Jarno Limnell, director of cyber security at Stonesoft
"If North Korean agencies are responsible, this is the latest step in an escalation of cyber-attacks made across the Korean peninsula in recent months. Only last week, North Korea accused the US of using cyber capabilities to disable its internet services.
"The choice of targets is telling of the trend that the chief candidates for attack are increasingly likely to be global financial markets and critical infrastructure systems, which if taken down have the power to cripple a nation. In today’s digitally interconnected world there is huge potential for unpredictable side effects and collateral damage from aggressive actions. As such, fighting fire with fire is a dangerous tactic.
"The influence of cyber capabilities is becoming more apparent in politics as a forceful method of driving through political objectives. However, in some circumstances, awareness of strength can work to prevent conflict between nation-states by raising the threshold to conduct an attack. The defense policy of many countries is based on the assumption that if you’re able to expose strong enough military capability, the likelihood of being attacked decreases. Testing the cyber capabilities of other nations, and the use of offensive techniques are as such an increasingly recognised part of strategic influence and combat."
Ron Gula, CEO of Tenable Network Security
"A few years ago we were hearing scary stories about how North Korea had a large investment in offensive cyber war, and how they’d be able to cause profound damage when they finally struck. However, "paralysis at major banks and media organisations" is hardly the kind of devastating strike we were warned about.

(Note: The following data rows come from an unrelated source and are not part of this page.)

# peterropac/Aegolius

Measured on AMD Instinct MI355X. Metric: Mpoints/sec SDF eval, 1024^3 grid, 10-prim smooth-union tree, higher is better.
Workload: dtype f32

## Files before the change

__graft_entry__.py:

```python
import os
import subprocess
import sys

ROOT = os.path.dirname(os.path.abspath(__file__))
CSRC = os.path.join(ROOT, "aegolius_amd", "csrc")
LIB = os.path.join(ROOT, "aegolius_amd", "libsdfk.so")
HELPER = os.path.join(ROOT, "aegolius_amd", "sdfk_rtc_helper")
HELPER_SRC = os.path.join(CSRC, "sdfk_rtc_helper.c")
SOURCES = ["sdfk.hip", "sdfk_codegen.cpp"]
DEPS = SOURCES + ["sdfk_device.h", "sdfk_access.h", "sdfk_codegen.h", "sdfk_ops.def", "sdfk_jit.inc", "sdfk_launch.inc", "sdfk_gridops.inc", "sdfk_fieldops.inc", "sdfk_vector.inc", "sdfk_vecdev.h",
                  "sdfk_hosttree.inc", "sdfk_lcwg.inc", "sdfk_dual.inc", "sdfk_project.inc", "sdfk_dualdev.h", "sdfk_adjoint.inc", "sdfk_points.inc", "sdfk_mesh.inc", "sdfk_slices.inc", "sdfk_topology.inc", "sdfk_rays.inc", "sdfk_raydev.h", "sdfk_raycull.h", "sdfk_interpfield.h", "sdfk_occupancy.inc", "sdfk_occdev.h", "sdfk_moments.inc", "sdfk_momdev.h", "sdfk_redistance.inc", "sdfk_boxdev.h", "sdfk_enclosure.inc", "embed.py",
                  os.path.join("..", "_mctable.py"),
                  os.path.join("..", "..", "include", "sdfk.h")]
HIPCC_FLAGS = ["--offload-arch=gfx950", "-O3", "-ffp-contract=off", "-fno-honor-nans", "-mno-amdgpu-ieee", "-std=c++17",
               "-fPIC", "-shared"]


def _stale():
    if not os.path.exists(LIB):
        return True
    t = os.path.getmtime(LIB)
    return any(os.path.getmtime(os.path.join(CSRC, d)) > t for d in DEPS)


def _write_mesh_table():
    import importlib.util
    spec = importlib.util.spec_from_file_location("_sdfk_mctable", os.path.join(ROOT, "aegolius_amd", "_mctable.py"))
    mod = importlib.util.module_from_spec(spec)
    spec.loader.exec_module(mod)
    mod.write_inc(os.path.join(CSRC, "sdfk_mesh_table.inc"))


def build(force=False):
    if ROOT not in sys.path:
        sys.path.insert(0, ROOT)
    if force or _stale():
        hipcc = os.environ.get("HIPCC") or "/opt/rocm/bin/hipcc"
        if not os.path.exists(hipcc):
            hipcc = "hipcc"
        sys.path.insert(0, CSRC)
        try:
            import embed
            embed.main()
        finally:
# ... 66 lines not shown
```

aegolius_amd/csrc/embed.py:

```python
import os
import sys


def main(out_path=None):
    here = os.path.dirname(os.path.abspath(__file__))
    out_path = out_path or os.path.join(here, "sdfk_embedded.inc")
    parts = []
    for var, name in (("kEmbeddedDevice", "sdfk_device.h"), ("kEmbeddedAccess", "sdfk_access.h"),
                      ("kEmbeddedVecdev", "sdfk_vecdev.h"), ("kEmbeddedRaydev", "sdfk_raydev.h"),
                      ("kEmbeddedRaycull", "sdfk_raycull.h"), ("kEmbeddedOccdev", "sdfk_occdev.h"),
                      ("kEmbeddedMomdev", "sdfk_momdev.h")):
        text = open(os.path.join(here, name)).read()
        assert ')SDFKSRC"' not in text
        parts.append('static const char %s[] = R"SDFKSRC(\n%s\n)SDFKSRC";\n' % (var, text))
    new = "// generated by embed.py - do not edit\n" + "\n".join(parts)
    if not os.path.exists(out_path) or open(out_path).read() != new:
        with open(out_path, "w") as f:
            f.write(new)
    return out_path


if __name__ == "__main__":
    main(*sys.argv[1:])
```

aegolius_amd/csrc/sdfk.hip:

```cpp
#include <hip/hip_runtime.h>
#include <hip/hiprtc.h>

#include <chrono>
#include <algorithm>
#include <atomic>
#include <cmath>
#include <condition_variable>
#include <cstdio>
#include <cstdlib>
#include <cstring>
#include <deque>
#include <functional>
#include <map>
#include <memory>
#include <mutex>
#include <thread>
#include <string>
#include <variant>
#include <vector>
#include <dirent.h>
#include <dlfcn.h>
#include <fcntl.h>
#include <signal.h>
#include <spawn.h>
// ... 676 lines not shown
    const double step = delta / div;
    for (int64_t i = 0; i < n; ++i) {
        volatile double t = (step != 0.0) ? (double)i * step : ((double)i / div) * delta;
        out[i] = (float)(t + lo);
    }
    out[n - 1] = (float)hi;
    return 0;
}

struct AxisTables {
    float* d = nullptr;
    ~AxisTables() {
        if (d) (void)hipFree(d);
    }
};

static int upload_axes(const float* ax0, int64_t n0, const float* ax1, int64_t n1, const float* ax2, int64_t n2,
                       hipStream_t stream, AxisTables* t, SrcGrid* g, int64_t start) {
    if (!ax0 || !ax1 || !ax2 || n0 < 1 || n1 < 1 || n2 < 1) return fail(-1, "grid axes missing or empty");
    if (n1 > 0x7fffffff || n2 > 0x7fffffff) return fail(-1, "grid axis too long");
    HIPCHK(hipMalloc(&t->d, (size_t)(n0 + n1 + n2) * sizeof(float)));
    HIPCHK(hipMemcpyAsync(t->d, ax0, (size_t)n0 * sizeof(float), hipMemcpyHostToDevice, stream));
    HIPCHK(hipMemcpyAsync(t->d + n0, ax1, (size_t)n1 * sizeof(float), hipMemcpyHostToDevice, stream));
    HIPCHK(hipMemcpyAsync(t->d + n0 + n1, ax2, (size_t)n2 * sizeof(float), hipMemcpyHostToDevice, stream));
    g->ax0 = t->d;
    g->ax1 = t->d + n0;
    g->ax2 = t->d + n0 + n1;
    g->n1 = (unsigned)n1;
    g->n2 = (unsigned)n2;
    g->start = start;
    return 0;
}
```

It’s worth considering that any organisation which chooses to look at its security logs can see attacks from North Korea, along with Russia and China. They can also see attacks from the UK, the US and Israel and, if they wanted to, can find attacks from IP addresses geographically located within 10 miles of Downing Street, the NSA, or the Kremlin.
Because these types of attacks are so pervasive, any time a real-world physical escalation occurs, such as North Korea threatening to launch a nuclear attack, these normally ignored network attacks get undue significance and hit the headlines.

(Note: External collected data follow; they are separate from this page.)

# nhcha6/embodied-object-detection

Hardware: AMD Instinct MI355X
Metric: frames/sec (640x640, implicit_memory); frames/sec/GPU = value / n_gpus (higher is better)
Workload: dtype f32

## Files before the change

embodied_object_detection_amd/build.py:

```python
from __future__ import annotations

import os
import subprocess
import sys

HERE = os.path.dirname(os.path.abspath(__file__))
CSRC = os.path.join(HERE, "csrc")
LIB = os.path.join(HERE, "libeod_hip.so")
SOURCES = ["conv_igemm.hip", "conv_fp32.hip", "conv_pointwise.hip", "conv_bf16x3.hip", "conv_f16.hip", "elementwise.hip", "roi_align.hip", "select.hip", "heads.hip", "memory.hip", "semmap.hip", "place.hip", "regions.hip", "inventory.hip", "memory_read.hip", "memory_backward.hip", "conv_wgrad.hip", "train_losses.hip", "describe.hip", "relations.hip"]
ARCH = "gfx950"


def _stale() -> bool:
    if not os.path.exists(LIB):
        return True
    t = os.path.getmtime(LIB)
    deps = [os.path.join(CSRC, f) for f in os.listdir(CSRC)] + [os.path.join(HERE, "..", "include", h) for h in ("eod_hip.h", "eod_place.h", "eod_regions.h", "eod_inventory.h", "eod_describe.h", "eod_relations.h")]
    return any(os.path.getmtime(d) > t for d in deps if os.path.exists(d))


def _usage_file(src: str) -> str:
    return os.path.join(HERE, "build", src.replace(".hip", ".usage.txt"))


def resource_usage() -> dict:
    import re
    out = {}
    for src in SOURCES:
        f = _usage_file(src)
        if not os.path.exists(f):
            continue
        cur = None
        for line in open(f):
            m = re.search(r"Function Name: (\S+)", line)
            if m:
                cur = out.setdefault(m.group(1), {})
                continue
            for key, pat in (("vgprs", r"\bVGPRs: (\d+)"), ("scratch", r"ScratchSize \[bytes/lane\]: (\d+)"),
                             ("occupancy", r"Occupancy \[waves/SIMD\]: (\d+)"), ("lds", r"LDS Size \[bytes/block\]: (\d+)")):
                m = re.search(pat, line)
                if m and cur is not None:
                    cur[key] = int(m.group(1))
    return out


def scratch_offenders(usage: dict = None) -> list:
    usage = resource_usage() if usage is None else usage
    return sorted(k for k, v in usage.items() if v.get("scratch", 0) > 0)


def build(force: bool = False, verbose: bool = True) -> str:
    if not force and not _stale():
        return LIB
    hipcc = os.environ.get("HIPCC", "/opt/rocm/bin/hipcc")
    objs = []
    procs = []
    os.makedirs(os.path.join(HERE, "build"), exist_ok=True)
    for src in SOURCES:
        obj = os.path.join(HERE, "build", src.replace(".hip", ".o"))
        cmd = [hipcc, f"--offload-arch={ARCH}", "-O3", "-fPIC", "-std=c++17", "-Wall", "-Wno-unused-function",
               "-ffp-contract=on", "-Rpass-analysis=kernel-resource-usage", "-c", os.path.join(CSRC, src), "-o", obj]
        if verbose:
            print(" ".join(cmd), flush=True)
        procs.append((src, subprocess.Popen(cmd, stderr=open(_usage_file(src), "w"))))
        objs.append(obj)
    failed = [s for s, p in procs if p.wait() != 0]
    for src in SOURCES:
        skip = 0
        held = []
        for line in open(_usage_file(src)):
            if line.startswith("In file included from"):
                held.append(line)
                continue
            trace, held = held, []
            if "kernel-resource-usage" in line:
                skip = 2 if "Function Name" in line else 0
                continue
            sys.stderr.writelines(trace)
            if skip and (line.lstrip()[:1].isdigit() or line.strip().startswith("|")):
                skip -= 1
                continue
            skip = 0
            if line.strip():
                sys.stderr.write(line)
    if failed:
        raise RuntimeError(f"hipcc failed for {failed}")
    bad = scratch_offenders()
    if bad:
        raise RuntimeError("kernels that use scratch memory (register spills / an argument struct copied to private memory): " + ", ".join(bad))
    cmd = [hipcc, f"--offload-arch={ARCH}", "-shared", "-fPIC", "-o", LIB] + objs
    if verbose:
        print(" ".join(cmd), flush=True)
    subprocess.check_call(cmd)
    return LIB


if __name__ == "__main__":
    build(force="--force" in sys.argv)
    print(LIB)
```
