# lordzuko/SpeakingStyle

Hardware: AMD Instinct MI355X
Metric: train mel-frames/sec (node) (higher is better)
Workload: dtype bf16; 1 GPU; model=FastSpeech2 (LJSpeech model.yaml), global_batch=200, seq_len=T~LJSpeech phonemes, M<=1000 mel frames, parallelism=dp1

## Files before the change

csrc/build.py:

```python
#!/usr/bin/env python
import argparse
import concurrent.futures as cf
import glob
import os
import subprocess
import sys
import sysconfig

HERE = os.path.dirname(os.path.abspath(__file__))
ROOT = os.path.dirname(HERE)
OUT_DIR = os.path.join(ROOT, "speakingstyle_amd", "_lib")
OBJ_DIR = os.path.join(ROOT, "build", "obj")
KLIB = os.path.join(OUT_DIR, "libssamd_kernels.so")
HLIB = os.path.join(OUT_DIR, "libssamd_host.so")
FLIB = os.path.join(OUT_DIR, "ssamd_fast" + sysconfig.get_config_var("EXT_SUFFIX"))
ARCH = os.environ.get("SSAMD_ARCH", "gfx950")
HIPCC = os.environ.get("HIPCC", "/opt/rocm/bin/hipcc")


def _run(cmd):
    r = subprocess.run(cmd, stdout=subprocess.PIPE, stderr=subprocess.STDOUT, text=True)
    if r.returncode != 0:
        raise RuntimeError("command failed: %s\n%s" % (" ".join(cmd), r.stdout))
    return r.stdout
# ... 26 lines not shown
    if clean or _stale(KLIB, objs):
        _run([HIPCC, "-shared", f"--offload-arch={ARCH}", "-Wl,-soname,libssamd_kernels.so", "-o", KLIB] + objs)

    build_fastcall(clean)

    hsrcs = sorted(glob.glob(os.path.join(HERE, "host_*.cpp")))
    if hsrcs and (clean or _stale(HLIB, hsrcs + headers)):
        _run(["g++", "-O3", "-std=c++17", "-fPIC", "-shared", "-pthread", "-o", HLIB] + hsrcs)
    if verbose:
        print("built", KLIB, FLIB, HLIB if hsrcs else "")
    return KLIB


def build_fastcall(clean=False):
    sys.path.insert(0, ROOT)
    sys.path.insert(0, HERE)
    import gen_fastcall

    src = gen_fastcall.generate(*gen_fastcall.signatures())
    gen_dir = os.path.join(ROOT, "build", "gen")
    os.makedirs(gen_dir, exist_ok=True)
    cpp = os.path.join(gen_dir, "ssamd_fast.cpp")
    old = open(cpp).read() if os.path.exists(cpp) else None
    if old != src:
        with open(cpp, "w") as f:
            f.write(src)
    if clean or _stale(FLIB, [cpp, KLIB]):
        inc = sysconfig.get_paths()["include"]
        _run(["g++", "-O2", "-std=c++17", "-fPIC", "-shared", "-I", inc, "-o", FLIB, cpp, "-L", OUT_DIR,
              "-l:libssamd_kernels.so", "-Wl,-rpath,$ORIGIN"])
    return FLIB


SANITIZERS = {"asan": ["-fsanitize=address,undefined", "-fno-sanitize-recover=all", "-fno-omit-frame-pointer"],
              "tsan": ["-fsanitize=thread"]}


def build_sanitized(verbose=False):
    out_dir = os.path.join(ROOT, "build", "sanitize")
    os.makedirs(out_dir, exist_ok=True)
    hsrcs = sorted(glob.glob(os.path.join(HERE, "host_*.cpp")))
    test = os.path.join(HERE, "selftest_host_collate.cpp")
    exes = {}
    for name, flags in SANITIZERS.items():
        exe = os.path.join(out_dir, f"selftest_host_{name}")
        if _stale(exe, hsrcs + [test]):
            _run(["g++", "-O1", "-g", "-std=c++17", "-pthread"] + flags + ["-o", exe, test] + hsrcs)
        exes[name] = exe
    if verbose:
        print("built", " ".join(exes.values()))
    return exes


def build_blockmap_selftest():
    out_dir = os.path.join(ROOT, "build", "sanitize")
    os.makedirs(out_dir, exist_ok=True)
    test = os.path.join(HERE, "selftest_attn_blockmap.cpp")
    exe = os.path.join(out_dir, "selftest_attn_blockmap")
    if _stale(exe, [test, os.path.join(HERE, "attn_blockmap.h")]):
        _run(["g++", "-O1", "-g", "-std=c++17", "-I", HERE] + SANITIZERS["asan"] + ["-o", exe, test])
    return exe


def build_gl_selftest():
    out_dir = os.path.join(ROOT, "build", "sanitize")
    os.makedirs(out_dir, exist_ok=True)
    test = os.path.join(HERE, "selftest_gl_frames.cpp")
    exe = os.path.join(out_dir, "selftest_gl_frames")
    if _stale(exe, [test, os.path.join(HERE, "gl_frames.h")]):
        _run(["g++", "-O1", "-g", "-std=c++17", "-I", HERE] + SANITIZERS["asan"] + ["-o", exe, test])
    return exe


def build_dtw_selftest():
    out_dir = os.path.join(ROOT, "build", "sanitize")
    os.makedirs(out_dir, exist_ok=True)
    test = os.path.join(HERE, "selftest_dtw_index.cpp")
    exe = os.path.join(out_dir, "selftest_dtw_index")
    if _stale(exe, [test, os.path.join(HERE, "dtw_index.h")]):
        _run(["g++", "-O1", "-g", "-std=c++17", "-I", HERE] + SANITIZERS["asan"] + ["-o", exe, test])
    return exe


if __name__ == "__main__":
    ap = argparse.ArgumentParser()
    ap.add_argument("--jobs", type=int, default=min(8, os.cpu_count() or 4))
    ap.add_argument("--debug", action="store_true")
    ap.add_argument("--clean", action="store_true")
    ap.add_argument("--sanitize", action="store_true",
                    help="also build the host runtime self-test under ASan+UBSan and TSan (build/sanitize/)")
    a = ap.parse_args()
    try:
        build(a.jobs, a.debug, a.clean, verbose=True)
        if a.sanitize:
            build_sanitized(verbose=True)
    except RuntimeError as e:
        print(e, file=sys.stderr)
        sys.exit(1)
```

csrc/k_gemm.hip:

```cpp
#include <mutex>
#include "common.h"
#include <type_traits>

namespace {

constexpr int BM = 128, BN = 128, BK = 64;
constexpr int NT = 256;
constexpr int CSTRIDE = 132;

struct ConvGeom {
  int B, L, Cin, ks, dil, pad;
  int M, N, K;
  const int2* rinfo;
  const int64_t* cu;
  int nseq;
  int prio;
  int ngrp;
  int ksplit;
};

__device__ __forceinline__ int2 tile_of(int T, int nM, int nN, int ngrp) {
  if (ngrp > 1) {
    const int per = nN / ngrp, gs = nM * per;
    const int grp = T / gs, r = T - grp * gs;
    return make_int2(r / per, grp * per + r % per);
  }
  return make_int2(T / nN, T % nN);
}

__device__ __forceinline__ int2 row_pos(const ConvGeom& g, int m) {
  if (g.rinfo) return g.rinfo[m];
  const int b = m / g.L;
  return make_int2(m - b * g.L, g.L);
}

enum { ACT_NONE = 0, ACT_RELU = 1, ACT_LRELU = 2, ACT_TANH = 3 };

struct EpiX {
  const bf16_t* acc;
  bf16_t* y2;
  float scale;
  int post_act;
  const float* bn_stats;
  float* bn_part;
  float bn_p;
  unsigned long long bn_seed;
  unsigned char* mask_out;
  const unsigned char* mask_in;
};

__device__ __forceinline__ int xcd_remap(int bid, int nwg) {
  const int q = nwg / 8, r = nwg % 8, xcd = bid % 8, k = bid / 8;
  return (xcd < r ? xcd * (q + 1) : r * (q + 1) + (xcd - r) * q) + k;
}

__device__ __forceinline__ int swz128(int row, int c) { return row * 128 + ((c ^ ((row >> 1) & 7)) << 4); }

__device__ __forceinline__ short8 load_a_chunk(const bf16_t* __restrict__ X, const ConvGeom& g, int m, int tt, int lim,
                                               int k, float invCin) {
  short8 v = {0, 0, 0, 0, 0, 0, 0, 0};
  if (m < g.M && k < g.K) {
    const int tap = (int)(((float)k + 0.5f) * invCin);
    const int cin = k - tap * g.Cin;
    const int sh = tap * g.dil - g.pad;
    const int ts = tt + sh;
    if (ts >= 0 && ts < lim) v = *reinterpret_cast<const short8*>(X + ((long)m + sh) * g.Cin + cin);
  }
  return v;
}
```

Attribution on the Internet is extremely difficult. Government agencies and organised crime have the resources to operate hacking activities in many different countries. Any organisation with a worldwide presence that is compromised can be leveraged to launch attacks from a given country. And any country that is on the Internet is likely to have computers which are vulnerable and already part of a botnet.

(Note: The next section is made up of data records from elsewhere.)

int step_classifier(Engine& e, const float* x, const long long* labels, int B, const CvgNoise* nz, const StepRng& rng,
                    const AdamOverride& ov, int flags, float* loss_out, cudaStream_t st) {
  if (!e.ws_base) CVG_FAIL("workspace not bound");
  if (B < 1 || B > e.ws.rows_cap) CVG_FAIL("batch size exceeds max_batch");
  ProgramScope prog(e);
  CVG_TRY(begin_step(e, rng, false, st));
  const Workspace& w = e.ws;
  const size_t ld = w.ld;
  const int C = CVG_NET_CLASSIFIER;
  const float Bg = (float)B * (float)e.world;
  if (rng.set) CVG_PAR(e);
  CVG_TRY(emit_zero(e, w.acc, w.acc_bytes, st));
  CVG_TRY(prep_net(e, C, true, true, false));
  FillArgs f;
  fill_args(e, f, rng, B);
  add_job(f, w.c_m1, nz ? nz->c_mask1 : nullptr, 1, e.ch[0], 1, RS_CMASK1);
// ... 159 lines not shown
  CVG_TRY(begin_step(e, rng, true, st));
  const Workspace& w = e.ws;
  const size_t ld = w.ld;
  const bool local_bn = flags & CVG_STEP_LOCAL_BN;
  const float Bg = (float)B * (float)e.world;
  const float Bg_bn = local_bn ? (float)B : Bg;
  const int E = CVG_NET_ENCODER, G = CVG_NET_GENERATOR;
  if (rng.set) CVG_PAR(e);
  CVG_TRY(emit_zero(e, w.acc, w.acc_bytes, st));
  CVG_TRY(prep_net(e, E, true, true, false));
  CVG_TRY(prep_net(e, G, true, true, true));
  CVG_TRY(prep_net(e, CVG_NET_DISCRIMINATOR, true, true, true));
  CVG_TRY(prep_net(e, CVG_NET_CLASSIFIER, true, rng.lambda_nonzero, true));
  FillArgs f;
  fill_args(e, f, rng, B);
  add_job(f, e.mk.recording ? w.z_eps : w.z, nz ? nz->eps : nullptr, 0, e.Z, 1, RS_EPS);
  add_job(f, w.z + (size_t)e.Z * ld, nz ? nz->z : nullptr, 0, e.Z, 1, RS_Z);
  add_job(f, w.d_m1, nz ? nz->d_mask1 : nullptr, 1, e.dh[0], 1, RS_DMASK1);
  add_job(f, w.d_m2, nz ? nz->d_mask2 : nullptr, 1, e.dh[1], 1, RS_DMASK2);
  add_job(f, w.c_m1, nz ? nz->c_mask1 : nullptr, 1, e.ch[0], 1, RS_CMASK1);
  add_job(f, w.c_m2, nz ? nz->c_mask2 : nullptr, 1, e.ch[1], 1, RS_CMASK2);
  CVG_PAR(e);
  CVG_TRY(launch_fill(e, f, st));
  const float* x_fake = w.g_out + (size_t)e.F * ld;
  CeArgs c;
  c.M = B; c.ld = w.ld; c.K = e.K; c.npass = 1; c.label = label;
  c.logits = w.c_logit; c.sl = (long long)e.K * ld;
  c.dlogits = w.c_dlogit; c.sd = (long long)e.K * ld;
  c.coef = 1.0f / Bg;
  c.ctl = w.ctl;
  c.loss = w.loss + L_CE0;
  const float seedv[2] = {-e.cfg.lambda_adv / Bg, 0.f};
  const bool three = !e.mk.recording && e.ms.on && (e.world <= 1 || local_bn || fold_stats(e, local_bn));
  join_sides(e, st);
  if (three) {
    const cudaStream_t sA = fork_to(e, 0, st), sB = fork_to(e, 1, st);
    CVG_TRY(launch_sn(e, 1, true, sA));
    CVG_TRY(stage_x(e, x_real, B, sB));
    wait_for(e, st, sB);
    GenSplit prior;
    prior.only_pass = 1; prior.channel = 1; prior.rec = e.ms.layer;
    CVG_TRY(fwd_generator(e, 2, true, false, label, B, Bg_bn, local_bn, sB, nullptr, &prior));
    wait_for(e, sB, sA);
    if (rng.lambda_nonzero) {
      wait_for(e, sA, sB);
      CVG_TRY(fwd_classifier(e, x_fake, 0, 1, true, B, sA));
      CVG_TRY(emit_ce(e, c, B, 1, sA));
    }
    CVG_TRY(fwd_critic(e, x_fake, 0, 1, label, B, w.loss + L_DFAKE, sB));
    CVG_TRY(bwd_critic(e, x_fake, 0, 1, label, B, seedv, false, true, sB));
    if (rng.lambda_nonzero) CVG_TRY(bwd_classifier(e, x_fake, 0, 1, B, false, true, true, sA, sB));
    CVG_TRY(fwd_encoder(e, true, label, B, Bg_bn, local_bn, st));
    GenSplit enc;
    enc.only_pass = 0; enc.channel = 0; enc.wait = e.ms.layer;
    CVG_TRY(fwd_generator(e, 2, true, true, label, B, Bg_bn, local_bn, st, nullptr, &enc));
    join_sides(e, st);
  } else {
  CVG_PAR(e);
  CVG_TRY(stage_x(e, x_real, B, fork_to(e, 1, st)));

  CVG_PAR(e);
  CVG_TRY(launch_sn(e, 1, true, fork_to(e, 0, st)));
  join_sides(e, st, 1);
  CVG_TRY(fwd_encoder(e, true, label, B, Bg_bn, local_bn, st));
  if (e.mk.recording) {
    mk::ReparamArgs ra;
    ra.mu = w.e_ml; ra.lv = w.e_ml + (size_t)e.Z * ld; ra.eps = w.z_eps; ra.out = w.z; ra.M = B; ra.ld = w.ld; ra.Z = e.Z;
    CVG_TRY(mk_push(e, mk::K_REPARAM, &ra, sizeof(ra), (int)(((long long)e.Z * ld + mk::THREADS - 1) / mk::THREADS)));
  }
  CVG_TRY(fwd_generator(e, 2, true, true, label, B, Bg_bn, local_bn, st));
  join_sides(e, st);
  const cudaStream_t sc = rng.lambda_nonzero ? fork_to(e, 1, st) : st;
  CVG_TRY(fwd_critic(e, x_fake, 0, 1, label, B, w.loss + L_DFAKE, st));
  CVG_TRY(fwd_classifier(e, x_fake, 0, 1, true, B, sc));
  CVG_TRY(emit_ce(e, c, B, 1, sc));
  CVG_TRY(bwd_critic(e, x_fake, 0, 1, label, B, seedv, false, true, st));
  if (rng.lambda_nonzero) CVG_TRY(bwd_classifier(e, x_fake, 0, 1, B, false, true, true, sc, st));
  join_sides(e, st);
  }

  SeedArgs s;
  s.M = B; s.ld = w.ld; s.F = e.F;
  s.out = w.g_out; s.sout = (long long)e.F * ld;
  s.x = w.xT; s.dx = w.dx;
  s.dpre = w.g_dout; s.sdpre = (long long)e.F * ld;
  s.coef_recon = e.cfg.lambda_recon / (Bg * (float)e.F);
  s.recon_acc = w.loss + L_RECON;
  if (e.mk.recording) {
    CVG_TRY(mk_push(e, mk::K_SEED, &s, sizeof(s), 2 * (int)(((long long)e.F * ld + mk::THREADS - 1) / mk::THREADS)));
  } else {
    g_seed_kernel<<<dim3((unsigned)((e.F * ld + 255) / 256), 2), 256, 0, st>>>(s);
    CVG_LAUNCH_CHECK();
  }

  const LinearP& g0 = lin(e, G, 0);
  BnNetBwd gb;
  gb.net = G; gb.npass = 2;
  gb.h = w.g_h; gb.dy = w.g_dy;
  gb.top_dy = w.g_dout; gb.s_top = (long long)e.F * ld;
  gb.first_in.kind = e.mk.recording ? OP_PLAIN : OP_REPARAM; gb.first_in.rows = e.Z;
  gb.first_in.p = w.z; gb.first_in.sp = (long long)e.Z * ld;
  gb.first_in.mu = w.e_ml; gb.first_in.lv = w.e_ml + (size_t)e.Z * ld; gb.first_in.eps = w.z;
  gb.first_in.reparam_pass = 0;
  gb.first_K = e.Z;
  gb.label_col = label_col_index(e, e.Z, label);
  gb.want_first_dx = true;
  (void)g0;
  CVG_TRY(bwd_bn_net(e, gb, B, Bg_bn, e.cfg.lambda_kl / Bg, local_bn, st));

  BnNetBwd eb;
  eb.net = E; eb.npass = 1;
  eb.h = w.e_h; eb.dy = w.e_dy;
  eb.top_dy = w.e_dml; eb.s_top = 0;
  eb.first_in.kind = OP_PLAIN; eb.first_in.rows = e.F; eb.first_in.p = w.xT;
  eb.first_K = e.F;
  eb.label_col = label_col_index(e, e.F, label);
  eb.want_first_dx = false;
  CVG_TRY(bwd_bn_net(e, eb, B, Bg_bn, 0.f, local_bn, st));

  CVG_TRY(finish_step(e, (1 << E) | (1 << G), 2, B, flags, loss_out, st));
// ... 46 lines not shown
      } else if (e.mk.recording) {
        e.mk.src_rows = class_rows; e.mk.src_n = n_rows; e.mk.src_Bg = B_global; e.mk.src_off = (long long)e.rank * B;
        x = class_rows;
      } else {
        sample_rows_kernel<<<(B + 127) / 128, 128, 0, fork_to(e, 1, st)>>>(class_rows, n_rows, B_global, (long long)e.rank * B,
                                                                            B, e.F, 0, 0, e.ws.ctl, 0, e.ws.x_stage, nullptr);
        CVG_LAUNCH_CHECK();
        x = e.ws.x_stage;
      }
      StepRng rng;
      rng.set = false;
      rng.off = 1;
      rng.lambda_nonzero = !(flags & CVG_VISIT_LAMBDA_ZERO);
      float* lo = loss_out ? loss_out + 4 * i : nullptr;
      const int sf = flags & (CVG_STEP_LOCAL_BN | CVG_STEP_NO_UPDATE | CVG_STEP_PRIOR_ONLY | CVG_STEP_CVAE);
      if (!e.mk.recording) e.step_dcounter = 2;
      if (kind == 0) CVG_TRY(step_d(e, x, label, B, nullptr, rng, sf, lo, st));
      else if (kind == 1) CVG_TRY(step_c(e, x, label, B, nullptr, rng, sf, lo, st));
      else CVG_TRY(step_g(e, x, label, B, nullptr, rng, sf, lo, st));
      e.mk.src_rows = nullptr;
      e.hoist_x = nullptr;
      if (e.mk.recording) {
        e.mk.dcounter += 2;
      }
    }
  }
  join_sides(e, st);
  return prog.finish(st);
}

Organisations need to be vigilant to search for indicators of compromise on their networks, but they should not make any type of strategy decision based on where the immediate attacks are coming from based on "geo IP" lookups. Instead, they should figure out what their attack surface is, what sort of damage (or denial of service) is occurring and if any data has been stolen.
Of course, in the case of North Korea, we may expect a Y2K-style scenario, in which we could argue that it wasn’t so devastating because we warned everyone five years ago, and they fixed it. This may have been the case for Y2K, but it’s unlikely to be the case for this particular cyberwar."